禹文星仔仔細細將結腸帶交匯的地方辨認了一番,確認這裡真的沒有小闌尾,
除非這個闌尾已經小到超出他視物極限了。
“莫非是闌尾被包裹了?”
禹文星又想到了一個很小很小的可能,
部分慢性闌尾炎患者存在一種可能,炎症很重,但未治療,炎症漸漸將闌尾包裹,然後機體抵抗力又逐漸控制炎症,形成一個包裹闌尾。
“如果這個病人的闌尾本來就小,然後被包裹?”
禹文星一邊想一邊輕輕的翻動着結腸帶,
沒有水腫,
更沒有炎症。
“怎麼樣,這病人真的沒有闌尾。”
李孝軍見禹文星不斷尋找之後,得意的笑了。心頭嘚瑟:哼,我早就說過的吧。
“真的沒有闌尾!”
禹文星沉聲吐了口氣,眉頭深皺。
爲什麼沒有闌尾?
難道真的是切了?
禹文星把操作杆和鏡子拔了出來,把Trocar也拔了出來,貼上創可貼。
“等等,等等,我還沒給家屬交代啊。”
李孝軍臉色驟變,
我這還沒和病人家屬交代呢?
你就收拾完了?
禹文星不理,把鋪好的方巾一把旋開,在病人的腹部仔仔細細的看了起來。
“找切口?”
李孝軍也蹭了過來,
他倒是真的也想知道這個病人爲什麼沒了闌尾。
“恩。”
禹文星用手壓着肚皮,從右下腹開始找了起來。
十八歲的年輕人,皮膚很光滑,沒有半點褶皺,在無影燈的照耀下,甚至有點反光。
“這小子多久沒洗澡了,肚皮都反光了。”
李孝軍打趣了一句。
禹文星根本沒笑,一寸寸的尋找着手術的瘢痕。
雖然他給李孝軍的解釋是有的病人做美容縫合可以不留下傷疤。
但那只是一個有些牽強的解釋,
如果是很淺很小的傷口,沒有傷及肌層,用美容縫合或許的確可以不留下傷疤。
但闌尾切除術,不管是腹腔鏡下做,還是開腹,那肯定都得破開肌層的,否則怎麼可能入腹了,
如果美容縫合真的可以不留下傷疤,
禹文星又怎麼可能去開創單孔法的腹腔鏡下闌尾切除呢。
他找的很仔細,
越找,
越是心驚,
甚至把病人的肚臍也翻開看了看,
確認腹壁上面真的沒有半點傷疤之後,禹文星徹底懵了。
難道?
難道真的有人已經能用無孔法做手術了???
否則,
闌尾怎麼就不見了呢??
“呃....”
禹文星覺得有點冷,
今天這事,
有些太詭異了。
“喊鄧主任吧,今天這手術,難辦了。
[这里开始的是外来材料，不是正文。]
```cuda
__global__ void __launch_bounds__(512) k_end_scan_a(EkfGeom g, EkfBuffers b, const double* __restrict__ z, const double* __restrict__ R, int m,
                                                    int slot0, EkfScanView* view, int prev_slot0, const int* __restrict__ prev_cnt_ptr) {
  EkfDevState* st = b.st;
  __shared__ double s_pose[3];
  __shared__ double s_y01[2];
  if (threadIdx.x == 0) {
    if (m == 0 || b.pidx[m] == 0) {
      b.y[0] = st->x_pre[0]; b.y[1] = st->x_pre[1]; b.y[2] = st->x_pre[2];
      double th = st->x_pre[2];
      normalize_radian(th);
      st->pose[0] = st->x_pre[0]; st->pose[1] = st->x_pre[1]; st->pose[2] = th;
    }
    s_pose[0] = st->pose[0]; s_pose[1] = st->pose[1]; s_pose[2] = st->pose[2];
    s_y01[0] = b.y[0]; s_y01[1] = b.y[1];
  }
  __syncthreads();
  const int ne = b.eidx[m];
  const int L = st->L;
  const int n_add = min(ne, g.cap - L);
  if (threadIdx.x == 0 && blockIdx.x == 0) {
    st->n_added = n_add;
    if (n_add < ne) atomicOr(&st->sticky, EKF_STICKY_CAPACITY);
  }
  {
    const int cnt = b.pidx[m] - st->pbase, r0 = 3 + 2 * L, r1 = 3 + 2 * (L + n_add);
    const int pcnt = prev_cnt_ptr ? *prev_cnt_ptr : 0;
    for (int i = 0; i < cnt + pcnt; ++i) {
      const size_t slot = i < cnt ? slot0 + i : prev_slot0 + (i - cnt);
      for (int r = r0 + threadIdx.x; r < r1; r += blockDim.x) {
        b.Kp[slot * g.ld + r] = make_double2(0.0, 0.0);
        b.KSp[slot * g.ld + r] = make_double2(0.0, 0.0);
      }
    }
  }
  double A[3][3];
  load_rr(g, b.top, A);
  for (int e = blockIdx.x * blockDim.x + threadIdx.x; e < n_add; e += gridDim.x * blockDim.x) {
    const int i = b.ext[e];
    double alfa = z[2 * i], r = z[2 * i + 1];
    const double Rl[4] = {R[4 * i], R[4 * i + 1], R[4 * i + 2], R[4 * i + 3]};
    const int l = 3 + 2 * (L + e);
    r = add_rn(r, add_rn(mul_rn(s_pose[0], cos(alfa)), mul_rn(s_pose[1], sin(alfa))));
    alfa = add_rn(alfa, s_pose[2]);
    double cw, sw;
    cos_sin(alfa, cw, sw);
    const double Gx[2][3] = {{0.0, 0.0, 1.0}, {cw, sw, 0.0}};
    const double Gl[2][2] = {{1.0, 0.0}, {sub_rn(mul_rn(s_y01[1], cw), mul_rn(s_y01[0], sw)), 1.0}};
    normalize_radian(alfa);
    b.y[l] = alfa; b.y[l + 1] = r;
    b.ext_cs[2 * e] = cw; b.ext_cs[2 * e + 1] = sw;
    double GP[2][3] = {{0, 0, 0}, {0, 0, 0}};
    for (int k = 0; k < 3; ++k)
      for (int ii = 0; ii < 2; ++ii) {
        const double t = mul_rn(1.0, Gx[ii][k]);
        if (t != 0.0) for (int jj = 0; jj < 3; ++jj) GP[ii][jj] = add_rn(GP[ii][jj], mul_rn(t, A[k][jj]));
      }
    double Pll[2][2];
    for (int ii = 0; ii < 2; ++ii)
      for (int jj = 0; jj < 2; ++jj) {
        double t = 0.0;
        for (int k = 0; k < 3; ++k) t = add_rn(t, mul_rn(GP[ii][k], Gx[jj][k]));
        Pll[ii][jj] = add_rn(0.0, mul_rn(1.0, t));
      }
    double GR[2][2] = {{0, 0}, {0, 0}};
    for (int k = 0; k < 2; ++k)
      for (int ii = 0; ii < 2; ++ii) {
        const double t = mul_rn(1.0, Gl[ii][k]);
        if (t != 0.0) for (int jj = 0; jj < 2; ++jj) GR[ii][jj] = add_rn(GR[ii][jj], mul_rn(t, Rl[k * 2 + jj]));
      }
    for (int ii = 0; ii < 2; ++ii)
      for (int jj = 0; jj < 2; ++jj) {
        double t = 0.0;
        for (int k = 0; k < 2; ++k) t = add_rn(t, mul_rn(GR[ii][k], Gl[jj][k]));
        Pll[ii][jj] = add_rn(Pll[ii][jj], add_rn(0.0, mul_rn(1.0, t)));
      }
    b.diag[4 * (L + e)] = Pll[0][0]; b.diag[4 * (L + e) + 1] = Pll[0][1]; b.diag[4 * (L + e) + 2] = Pll[1][1];
    b.diag[4 * (L + e) + 3] = 0.0;
    for (int k = 0; k < 3; ++k) {
      double r0 = 0.0, r1 = 0.0;
      for (int kk = 0; kk < 3; ++kk) {
        axpy_skip(r0, mul_rn(1.0, Gx[0][kk]), A[kk][k]);
        axpy_skip(r1, mul_rn(1.0, Gx[1][kk]), A[kk][k]);
      }
      b.top[(size_t)k * g.ld + l] = r0;
      b.top[(size_t)k * g.ld + l + 1] = r1;
    }
  }
  __syncthreads();
  if (threadIdx.x == 0) {
    st->L0 = L;
    int Ln = L + n_add;
    const bool reset = Ln > g.cap - g.headroom;
    if (reset) { Ln = 0; st->resets += 1; }
    st->L = Ln;
    if (view) { view->cnt = reset ? 0 : b.pidx[m] - st->pbase; view->L = Ln; }
  }
}

__global__ void __launch_bounds__(EKF_BLOCK) k_end_scan_b(EkfGeom g, EkfBuffers b, double* __restrict__ P2) {
  const EkfDevState* st = b.st;
  const int n_add = st->n_added;
  const int L = st->L0;
  const int c_idx = blockIdx.x * blockDim.x + threadIdx.x;
  if (c_idx >= 2 * n_add) return;
  const int e = c_idx >> 1, tsel = c_idx & 1;
  const int l = 3 + 2 * (L + e);
  const int col = l + tsel;
  const double cw = b.ext_cs[2 * e], sw = b.ext_cs[2 * e + 1];
  const double* t0p = b.top; const double* t1p = b.top + g.ld; const double* t2p = b.top + 2 * (size_t)g.ld;
  for (int k = 3 + blockIdx.y; k < l; k += gridDim.y) {
    if (g.world > 1 && owner_of_row(g, k) != g.rank) continue;
    double v;
    if (tsel == 0) { v = 0.0; axpy_skip(v, 1.0, t2p[k]); }
    else { v = 0.0; axpy_skip(v, cw, t0p[k]); axpy_skip(v, sw, t1p[k]); }
    b.P[local_row(g, k) * g.ld + col] = v;
    if (P2) P2[local_row(g, k) * g.ld + col] = v;
  }
}

__global__ void __launch_bounds__(EKF_BLOCK) k_assemble(EkfGeom g, EkfBuffers b, int r0, int nr, int c0, int nc,
                                                        double* __restrict__ out, int ld_out) {
  const int nl = 3 + 2 * b.st->L;
  const long long total = (long long)nr * nc;
  for (long long t = blockIdx.x * (long long)blockDim.x + threadIdx.x; t < total;
       t += (long long)gridDim.x * blockDim.x) {
    const int r = r0 + (int)(t / nc), q = c0 + (int)(t % nc);
    double v = 0.0;
    if (r < nl && q < nl) {
      const int lo = min(r, q), hi = max(r, q);
      if (is_hot(lo, hi)) { if (g.rank == 0) v = hot_value(g, b, lo, hi); }
      else if (g.world == 1 || owner_of_row(g, lo) == g.rank) v = b.P[local_row(g, lo) * g.ld + hi];
    }
    out[(size_t)(r - r0) * ld_out + (q - c0)] = v;
  }
}

__global__ void __launch_bounds__(EKF_BLOCK) k_scatter(EkfGeom g, EkfBuffers b, int r0, int nr, int nl,
                                                       const double* __restrict__ in, int ld_in) {
  const long long total = (long long)nr * nl;
  for (long long t = blockIdx.x * (long long)blockDim.x + threadIdx.x; t < total;
       t += (long long)gridDim.x * blockDim.x) {
    const int r = r0 + (int)(t / nl), q = (int)(t % nl);
    if (q < r) continue;
    const double v = in[(size_t)(r - r0) * ld_in + q];
    if (r <= 2) b.top[(size_t)r * g.ld + q] = v;
    else if (is_hot(r, q)) {
      const int j = (r - 3) >> 1;
      if (r & 1) b.diag[4 * j + (q - r)] = v; else b.diag[4 * j + 2] = v;
    } else if (g.world == 1 || owner_of_row(g, r) == g.rank) b.P[local_row(g, r) * g.ld + q] = v;
  }
}

__global__ void __launch_bounds__(EKF_BLOCK) k_cov_rows(EkfGeom g, EkfBuffers b, double* __restrict__ partials) {
  __shared__ double s_sum[EKF_BLOCK], s_sq[EKF_BLOCK];
  const int nl = 3 + 2 * b.st->L;
  for (int r = blockIdx.x; r < nl; r += gridDim.x) {
    double sum = 0.0, sq = 0.0;
    for (int q = threadIdx.x; q < nl; q += blockDim.x) {
      const int lo = min(r, q), hi = max(r, q);
      double v = 0.0;
      if (is_hot(lo, hi)) { if (g.rank == 0) v = hot_value(g, b, lo, hi); }
      else if (g.world == 1 || owner_of_row(g, lo) == g.rank) v = b.P[local_row(g, lo) * g.ld + hi];
      sum += v; sq += v * v;
    }
    s_sum[threadIdx.x] = sum; s_sq[threadIdx.x] = sq;
    __syncthreads();
    for (int w = EKF_BLOCK / 2; w > 0; w >>= 1) {
      if (threadIdx.x < w) { s_sum[threadIdx.x] += s_sum[threadIdx.x + w]; s_sq[threadIdx.x] += s_sq[threadIdx.x + w]; }
      __syncthreads();
    }
// ... 202 lines not shown
  }
}

__global__ void __launch_bounds__(EKF_BLOCK) k_pose_term2(EkfGeom g, EkfBuffers b, int d, const double2* __restrict__ K2,
                                                          const double2* __restrict__ KS2) {
  const bool on = d == 3 && b.st->fix_status == EKF_FIX_ACCEPTED;
  const int gid = blockIdx.x * blockDim.x + threadIdx.x;
  if (gid == 0) b.st->np = on ? 1 : 0;
  if (!on) return;
  const int nl = 3 + 2 * b.st->L;
  for (int r = gid; r < nl; r += gridDim.x * blockDim.x) { b.Kp[r] = K2[r]; b.KSp[r] = KS2[r]; }
}

inline int blocks_for(long long n, int cap = 1 << 20) {
  long long bl = (n + EKF_BLOCK - 1) / EKF_BLOCK;
  if (bl < 1) bl = 1;
  if (bl > cap) bl = cap;
  return (int)bl;
}

}

cudaError_t ekf_launch_init(const EkfGeom& g, const EkfBuffers& b, cudaStream_t s) {
  k_init<<<1, 32, 0, s>>>(g, b);
  return cudaGetLastError();
}
cudaError_t ekf_launch_predict(const EkfGeom& g, const EkfBuffers& b, const double* d_u, const double* d_x_t0,
                               int m, int L_ub, cudaStream_t s, const int* carry) {
  const int work = (3 + 2 * L_ub > m) ? 3 + 2 * L_ub : m;
  k_predict<<<blocks_for(work, 1024), EKF_BLOCK, 0, s>>>(g, b, d_u, d_x_t0, m, carry);
  return cudaGetLastError();
}
cudaError_t ekf_launch_associate(const EkfGeom& g, const EkfBuffers& b, const double* d_z, const double* d_R,
                                 int line, int L_ub, cudaStream_t s) {
  if (L_ub <= 0) return cudaSuccess;
  k_associate<<<blocks_for(L_ub), EKF_BLOCK, 0, s>>>(g, b, d_z, d_R, line);
  return cudaGetLastError();
}
cudaError_t ekf_launch_gain(const EkfGeom& g, const EkfBuffers& b, const double* d_z, const double* d_R,
                            int line, int j_override, int mode, int L_ub, int max_batch, cudaStream_t s) {
  if (L_ub <= 0) return cudaSuccess;
  k_gain<<<blocks_for(3 + 2 * L_ub, 2048), EKF_BLOCK, 0, s>>>(g, b, d_z, d_R, line, j_override, mode, max_batch);
  return cudaGetLastError();
}
cudaError_t ekf_launch_apply(const EkfGeom& g, const EkfBuffers& b, int line, int j_override, int L_ub,
                             cudaStream_t s) {
  k_apply<<<blocks_for(3 + 2 * L_ub, 2048), EKF_BLOCK, 0, s>>>(g, b, line, j_override);
  return cudaGetLastError();
}
#ifdef EKF_LINE_TIMING
extern "C" int ekf_debug_line_timing(unsigned long long* out, int n) {
  return (int)cudaMemcpyFromSymbol(out, g_line_ts, sizeof(unsigned long long) * (size_t)n);
}
#endif
void ekf_prefer_max_smem_carveout(void) {
  const int c = cudaSharedmemCarveoutMaxShared;
  cudaFuncSetAttribute(k_predict, cudaFuncAttributePreferredSharedMemoryCarveout, c);
  cudaFuncSetAttribute(k_scan_lines<512, true, false>, cudaFuncAttributePreferredSharedMemoryCarveout, c);
  cudaFuncSetAttribute(k_scan_lines<512, true, true>, cudaFuncAttributePreferredSharedMemoryCarveout, c);
  cudaFuncSetAttribute(k_scan_lines<512, false, false>, cudaFuncAttributePreferredSharedMemoryCarveout, c);
  cudaFuncSetAttribute(k_scan_lines2<512, true, true>, cudaFuncAttributePreferredSharedMemoryCarveout, c);
  cudaFuncSetAttribute(k_scan_lines2<512, true, false>, cudaFuncAttributePreferredSharedMemoryCarveout, c);
  cudaFuncSetAttribute(k_scan_lines2<512, false, true>, cudaFuncAttributePreferredSharedMemoryCarveout, c);
  cudaFuncSetAttribute(k_scan_lines2<256, false, true>, cudaFuncAttributePreferredSharedMemoryCarveout, c);
  cudaFuncSetAttribute(k_scan_lines2<512, false, false>, cudaFuncAttributePreferredSharedMemoryCarveout, c);
  cudaFuncSetAttribute(k_end_scan_a, cudaFuncAttributePreferredSharedMemoryCarveout, c);
  cudaFuncSetAttribute(k_end_scan_b, cudaFuncAttributePreferredSharedMemoryCarveout, c);
  cudaFuncSetAttribute(k_chunk_mark, cudaFuncAttributePreferredSharedMemoryCarveout, c);
  cudaFuncSetAttribute(k_queue_all, cudaFuncAttributePreferredSharedMemoryCarveout, c);
  (void)cudaGetLastError();
}
static int line_loop_v1() { static int v = -1; if (v < 0) { const char* e = getenv("EKF_LINE_LOOP"); v = (e && atoi(e) == 1) ? 1 : 0; } return v; }
int ekf_pick_cluster(void) {
  cudaFuncSetAttribute(k_scan_lines<512, false, false>, cudaFuncAttributeNonPortableClusterSizeAllowed, 1);
  cudaFuncSetAttribute(k_scan_lines2<512, false, true>, cudaFuncAttributeNonPortableClusterSizeAllowed, 1);
  cudaFuncSetAttribute(k_scan_lines2<256, false, true>, cudaFuncAttributeNonPortableClusterSizeAllowed, 1);
  cudaFuncSetAttribute(k_scan_lines2<512, false, false>, cudaFuncAttributeNonPortableClusterSizeAllowed, 1);
  { const char* e = getenv("EKF_CLUSTER"); const int v = e ? atoi(e) : 0; if (v == 1 || v == 2 || v == 4 || v == 8) return v; }
  const int tries[2] = {16, 8};
  for (int t = 0; t < 2; ++t) {
    cudaLaunchConfig_t cfg;
    memset(&cfg, 0, sizeof cfg);
    cfg.gridDim = dim3(tries[t]); cfg.blockDim = dim3(512);
    cudaLaunchAttribute attr[1];
    attr[0].id = cudaLaunchAttributeClusterDimension;
    attr[0].val.clusterDim.x = tries[t]; attr[0].val.clusterDim.y = 1; attr[0].val.clusterDim.z = 1;
    cfg.attrs = attr; cfg.numAttrs = 1;
    int n = 0;
    int n2 = 0;
    if (cudaOccupancyMaxActiveClusters(&n, k_scan_lines<512, false, false>, &cfg) == cudaSuccess && n >= 1 &&
        cudaOccupancyMaxActiveClusters(&n2, k_scan_lines2<512, false, false>, &cfg) == cudaSuccess && n2 >= 1) return tries[t];
  }
  (void)cudaGetLastError();
  return 8;
}
int ekf_scan_lines_fuses_predict(const EkfPeers* peers) { return !line_loop_v1() && !(peers && peers->world > 1); }
cudaError_t ekf_launch_scan_lines(const EkfGeom& g, const EkfBuffers& b, const double* d_z, const double* d_R,
                                  int line0, int line1, int ctas, int coop, int own_slot0, int prev_slot0,
                                  const int* prev_cnt_ptr, const EkfPeers* peers, int L_ub, cudaStream_t s,
                                  const double* pred_u, const double* pred_x, int pred_m, const int* pred_carry) {
  if (line1 <= line0) return cudaSuccess;
  if (pred_u && !ekf_scan_lines_fuses_predict(peers)) return cudaErrorInvalidValue;
  EkfPeers pe;
  memset(&pe, 0, sizeof pe);
  pe.world = 1;
  if (peers) pe = *peers;
  if (coop) {
    void* args[] = {(void*)&g, (void*)&b, (void*)&d_z, (void*)&d_R, (void*)&line0, (void*)&line1, (void*)&own_slot0,
                    (void*)&prev_slot0, (void*)&prev_cnt_ptr, (void*)&pe};
    if (peers && peers->world > 1)
      return cudaLaunchCooperativeKernel((const void*)k_scan_lines<512, true, true>, dim3(ctas), dim3(512), args, 0, s);
    if (line_loop_v1())
      return cudaLaunchCooperativeKernel((const void*)k_scan_lines<512, true, false>, dim3(ctas), dim3(512), args, 0, s);
    void* args2[] = {(void*)&g, (void*)&b, (void*)&d_z, (void*)&d_R, (void*)&line0, (void*)&line1, (void*)&own_slot0,
                     (void*)&prev_slot0, (void*)&prev_cnt_ptr, (void*)&pred_u, (void*)&pred_x, (void*)&pred_m, (void*)&pred_carry};
    static int lt = -1;
    if (lt < 0) { const char* e = getenv("EKF_LINE_THREADS"); lt = e ? atoi(e) : 0; }
    if (L_ub > g.cap) L_ub = g.cap;
    if (lt == 256 && L_ub <= ctas * 256)
      return cudaLaunchCooperativeKernel((const void*)k_scan_lines2<256, true, true>, dim3(ctas), dim3(256), args2, 0, s);
    if (L_ub <= ctas * 512) return cudaLaunchCooperativeKernel((const void*)k_scan_lines2<512, true, true>, dim3(ctas), dim3(512), args2, 0, s);
    return cudaLaunchCooperativeKernel((const void*)k_scan_lines2<512, true, false>, dim3(ctas), dim3(512), args2, 0, s);
  }
  cudaLaunchConfig_t cfg;
  memset(&cfg, 0, sizeof cfg);
  cfg.gridDim = dim3(ctas); cfg.blockDim = dim3(512); cfg.dynamicSmemBytes = 0; cfg.stream = s;
  cudaLaunchAttribute attr[1];
  attr[0].id = cudaLaunchAttributeClusterDimension;
  attr[0].val.clusterDim.x = ctas; attr[0].val.clusterDim.y = 1; attr[0].val.clusterDim.z = 1;
  cfg.attrs = attr; cfg.numAttrs = 1;
  if (line_loop_v1())
    return cudaLaunchKernelEx(&cfg, k_scan_lines<512, false, false>, g, b, d_z, d_R, line0, line1, own_slot0, prev_slot0, prev_cnt_ptr, pe);
  if (L_ub <= ctas * 256) {
    cfg.blockDim = dim3(256);
    return cudaLaunchKernelEx(&cfg, k_scan_lines2<256, false, true>, g, b, d_z, d_R, line0, line1, own_slot0, prev_slot0, prev_cnt_ptr, pred_u, pred_x, pred_m, pred_carry);
  }
  if (L_ub <= ctas * 512)
    return cudaLaunchKernelEx(&cfg, k_scan_lines2<512, false, true>, g, b, d_z, d_R, line0, line1, own_slot0, prev_slot0, prev_cnt_ptr, pred_u, pred_x, pred_m, pred_carry);
  return cudaLaunchKernelEx(&cfg, k_scan_lines2<512, false, false>, g, b, d_z, d_R, line0, line1, own_slot0, prev_slot0, prev_cnt_ptr, pred_u, pred_x, pred_m, pred_carry);
}
cudaError_t ekf_launch_flush_done(const EkfBuffers& b, int next_line, cudaStream_t s) {
  k_flush_done<<<1, 32, 0, s>>>(b, next_line);
  return cudaGetLastError();
}
cudaError_t ekf_launch_chunk_mark(const EkfBuffers& b, int next_line, EkfScanView* view, cudaStream_t s) {
  k_chunk_mark<<<1, 32, 0, s>>>(b, next_line, view);
  return cudaGetLastError();
}
cudaError_t ekf_launch_queue_all(const EkfGeom& g, const EkfBuffers& b, int m, cudaStream_t s) {
  if (m <= 0) return cudaSuccess;
  k_queue_all<<<blocks_for(m, 1024), EKF_BLOCK, 0, s>>>(g, b, m);
  return cudaGetLastError();
}
int ekf_sweep_grid_ub(const EkfGeom& g, int L_ub) {
  const int nl = 3 + 2 * L_ub;
  const int T = (nl + EKF_TILE - 1) / EKF_TILE;
  if (g.rank >= T) return 0;
  const long long K = (T - g.rank + g.world - 1) / g.world;
  const long long total = K * (long long)(T - g.rank) - (long long)g.world * K * (K - 1) / 2;
  return (int)total;
}
cudaError_t ekf_launch_sweep(const EkfGeom& g, const EkfBuffers& b, const int* np_ptr, int np_ub, int L_ub,
                             cudaStream_t s) {
  const int grid = ekf_sweep_grid_ub(g, L_ub);
  if (grid <= 0 || np_ub <= 0) return cudaSuccess;
  if (np_ub <= 1) k_sweep<1><<<grid, EKF_BLOCK, 0, s>>>(g, b, np_ptr);
  else if (np_ub <= 2) k_sweep<2><<<grid, EKF_BLOCK, 0, s>>>(g, b, np_ptr);
  else if (np_ub <= 4) k_sweep<4><<<grid, EKF_BLOCK, 0, s>>>(g, b, np_ptr);
  else k_sweep<8><<<grid, EKF_BLOCK, 0, s>>>(g, b, np_ptr);
  return cudaGetLastError();
}
template <int TR, int TC, int STAGES, int CW, int C>
static cudaError_t launch_sweep_shape(const EkfGeom& g, const EkfBuffers& b, const CUtensorMap* m, const CUtensorMap* mK,
                                      const CUtensorMap* mKS, double* dst, int slot0,
// ... 223 lines not shown
```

”
禹文星輕聲嘆了口氣。
“喊鄧主任?”
李孝軍一下子沒反應過來,“你剛不是叫我出去交代情況嗎?不是說是慢性胃腸炎嗎?”
“就算真的是慢性胃腸炎,可闌尾呢?”
禹文星冷笑,“萬一這病人以後跑其他醫院去檢查,發現沒有闌尾,到時候我們怎麼解釋?”
“我們怎麼解釋?他本來就沒闌尾啊!”
李孝軍急了。
“他本來沒有?你確定?你有他以前切過闌尾的病歷?”
禹文星問。
“呃...沒有。”
“那不就得了,他以前腹部根本沒做過任何手術,就更不用說闌尾了;而在我們這裡做了手術,闌尾沒了。你就給病人家屬交代一個慢性胃腸炎,合適嗎?”
禹文星不得不提醒,
“也是。”
李孝軍一下子想到了這其中的關鍵點,摸出手機,給鄧立明打電話了。
鄧立明今天的心情是從雲端掉落谷底的, www◆ ttκá n◆ ℃ O
以至於平日並不喜歡獨飲的他,回家之後硬是喝了兩杯。
酒精的麻痹讓他很快陷入了睡眠裡。
夢裡,
他從太國回來了,
把禹文星釣的一愣一愣的。
結果還沒等他在夢裡幫禹文星完成違約,電話響了。
醒來之後一陣冷汗,
夢裡自己的穿着打扮讓鄧立明有點後怕,
難道,
難道自己真的有那方面的潛質??
可...
可我已經五十六了啊,
還來得及嗎?
當這個問題從鄧立明心底一冒出來的時候,鄧立明毛骨悚然,忙給了自己兩耳光,怒罵一聲:變態!
這纔拿起電話,鄧立明瞬間清醒。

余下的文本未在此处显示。